_Data_
::::

-    const unsigned wb1 = lds0 + (unsigned)(H::W_BASE + ws * H::WBYTES) + w_base + fch1;
-    auto rd_block = [&](auto bc) {
-      constexpr int bi = decltype(bc)::value;
-      if (lab & 2) return;
-      if constexpr (bi == 0) {
-        w8[0][0] = pp_lds_read128<0>(wb0);
-        w8[0][1] = pp_lds_read128<0>(wb1);
-      } else if constexpr (bi <= MI) {
-        xc[bi - 1][0] = pp_lds_read128<0>(xa0[bi - 1]);
-        xc[bi - 1][1] = pp_lds_read128<0>(xa0[bi - 1] ^ 64u);
-      } else {
-        w8[bi - MI][0] = pp_lds_read128<(bi - MI) * 2048>(wb0);
-        w8[bi - MI][1] = pp_lds_read128<(bi - MI) * 2048>(wb1);
-      }
-    };
-    rd_block(std::integral_constant<int, 0>{});
-    rd_block(std::integral_constant<int, 1>{});
-    __builtin_amdgcn_sched_barrier(0);
-    pp_static_for<0, MI * NI>([&](auto mc) {
-      constexpr int m = decltype(mc)::value;
-      if constexpr (m < MI) {
-        mfma2(acc[NI - 1][m], w8[NI - 1], xp[m]);
-      } else {
-        constexpr int i = (m - MI) / MI, j = (m - MI) % MI;
-        constexpr int issued = (2 + m) < NB ? (2 + m) : NB;
-        constexpr int need = i == 0 ? 1 + j : (j == 0 ? MI + i : -1);
-        if constexpr (need >= 0) {
-          std::integral_constant<int, 2 * (issued - need - 1)> cnt;
-          if constexpr (i == 0) wait_block(cnt, xc[j]); else wait_block(cnt, w8[i]);
-          if constexpr (i == 0 && j == 0) wait_block(cnt, w8[0]);
-        }
-        mfma2(acc[i][j], w8[i], xc[j]);
-      }
-      if constexpr (2 + m < NB) rd_block(std::integral_constant<int, 2 + m>{});
-      if constexpr (m == MI) { if (g == 0 || !stg) stage_w(std::integral_constant<int, 0>{}, ws2, st2, live_w); }
-      if constexpr (m == MI + 1) { if (g == 1 && stg) stage_w(std::integral_constant<int, 0>{}, ws2, st2, live_w); }
-      if constexpr (m == MI + 2) { if (g == 0 || !stg) stage_w(std::integral_constant<int, 1>{}, ws2, st2, live_w); }
-      if constexpr (m == MI + 3) { if (g == 1 && stg) stage_w(std::integral_constant<int, 1>{}, ws2, st2, live_w); }
-      if constexpr (m == MI + 4) { if (g == 0) stage_w(std::integral_constant<int, 2>{}, ws2, st2, live_w); }
-      if constexpr (m == MI + 6 || m == MI + 7) {
-        if (tap < nhq && (stg ? g == (m - MI - 6) : m == MI + 6)) {
-          switch (tap) {
-            case 0: stage_h(std::integral_constant<int, 0>{}, hb ^ 1, chunk + 1, live_h); break;
-            case 1: stage_h(std::integral_constant<int, 1>{}, hb ^ 1, chunk + 1, live_h); break;
-            case 2: stage_h(std::integral_constant<int, 2>{}, hb ^ 1, chunk + 1, live_h); break;
-            case 3: stage_h(std::integral_constant<int, 3>{}, hb ^ 1, chunk + 1, live_h); break;
-            case 4: stage_h(std::integral_constant<int, 4>{}, hb ^ 1, chunk + 1, live_h); break;
-            case 5: stage_h(std::integral_constant<int, 5>{}, hb ^ 1, chunk + 1, live_h); break;
-            default: stage_h(std::integral_constant<int, 6>{}, hb ^ 1, chunk + 1, live_h); break;
-          }
-        }
-      }
-      __builtin_amdgcn_sched_barrier(0);
-    });
-    pp_wait_lgkm0();
-  };
-
-  pp_static_for<0, NHQ>([&](auto qc) {
-    if (decltype(qc)::value < nhq) stage_h(qc, 0, chunk0, 1);
-  });
-  {
-    Step s0{0, chunk0}, s1{1, chunk0};
-    stage_w(std::integral_constant<int, 0>{}, 0, s0, 1);
-    stage_w(std::integral_constant<int, 1>{}, 0, s0, 1);
-    if (g == 0) stage_w(std::integral_constant<int, 2>{}, 0, s0, 1);
-    stage_w(std::integral_constant<int, 0>{}, 1, s1, 1);
-    stage_w(std::integral_constant<int, 1>{}, 1, s1, 1);
-    if (g == 0) stage_w(std::integral_constant<int, 2>{}, 1, s1, 1);
-  }
-  auto wait_head = [&](int prev_halo) {
-    const int n = nwq + prev_halo;
-    if (n == 2) pp_wait_vm<2>(); else if (n == 3) pp_wait_vm<3>(); else pp_wait_vm<4>();
-  };
-  int tap = 0, hb = 0, ws = 0, ws1 = 1, ws2 = 2, s_glob = kt_begin;
-  int prev_halo = 0;
-  auto one = [&](pp_u32x4 (&xc)[MI][2], pp_u32x4 (&xp)[MI][2]) {
-    wait_head(prev_halo);
-    __builtin_amdgcn_s_barrier();
-    step(s_glob, tap, hb, ws, ws2, xc, xp);
-    prev_halo = tap < nhq ? 1 : 0;
-    ++s_glob;
-    if (++tap == 9) { tap = 0; hb ^= 1; }
-    const int t3 = ws; ws = ws1; ws1 = ws2; ws2 = t3;
-  };
-  int t = 0;
-  in_loop = true;
+  auto wait_block2 = [&](auto nc, pp_u32x4 (&b0)[2], pp_u32x4 (&b1)[2]) {
+    constexpr int n = decltype(nc)::value;
+    asm volatile("s_waitcnt lgkmcnt(%4)" : "+v"(b0[0]), "+v"(b0[1]), "+v"(b1[0]), "+v"(b1[1]) : "n"(n) : "memory");
+  };
+  auto dma = [&](__amdgpu_buffer_rsrc_t rs, char* dst, unsigned voff, unsigned soff) {
+    if constexpr ((LABL & 1) == 0) lds_dma16(rs, dst, voff, soff);
+  };
+
+  if (!(lab & 32)) {
+    const unsigned kc = (unsigned)chunk0 * 128u;
+#pragma unroll
+    for (int q = 0; q < NHQ; ++q)
+      if (q < nhq) lds_dma16(rs_x, smem + (wid + 8 * q) * 1024, h_off[q], kc);
+#pragma unroll
+    for (int s = 0; s < 2; ++s) {
+      char* const dst = smem + H::W_BASE + s * H::WBYTES + wid * 1024;
+      lds_dma16(rs_w, dst, w_off[0], s * cin2 + kc);
+      lds_dma16(rs_w, dst + 8 * 1024, w_off[1], s * cin2 + kc);
+      if (g == 0) lds_dma16(rs_w, dst + 16 * 1024, w_off[2], s * cin2 + kc);
+    }
+  }
 #ifdef AF_LAB_ABLATE
   if (lab & 64) st1 = lab_now();
 #endif
-  for (; t + 1 < KT; t += 2) {
-    one(xa8, xb8);
-    one(xb8, xa8);
-  }
-  if (KT & 1) one(xa8, xb8);
+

::::

_What you need to do_
Set down exactly the lines from the one that contains "w_off[1], s * cin2 + kc);" to the final line above, both included, and nothing more.

_Finished task_
+      lds_dma16(rs_w, dst + 8 * 1024, w_off[1], s * cin2 + kc);
+      if (g == 0) lds_dma16(rs_w, dst + 16 * 1024, w_off[2], s * cin2 + kc);
+    }
+  }
 #ifdef AF_LAB_ABLATE
   if (lab & 64) st1 = lab_now();
 #endif
-  for (; t + 1 < KT; t += 2) {
-    one(xa8, xb8);
-    one(xb8, xa8);
-  }
-  if (KT & 1) one(xa8, xb8);
+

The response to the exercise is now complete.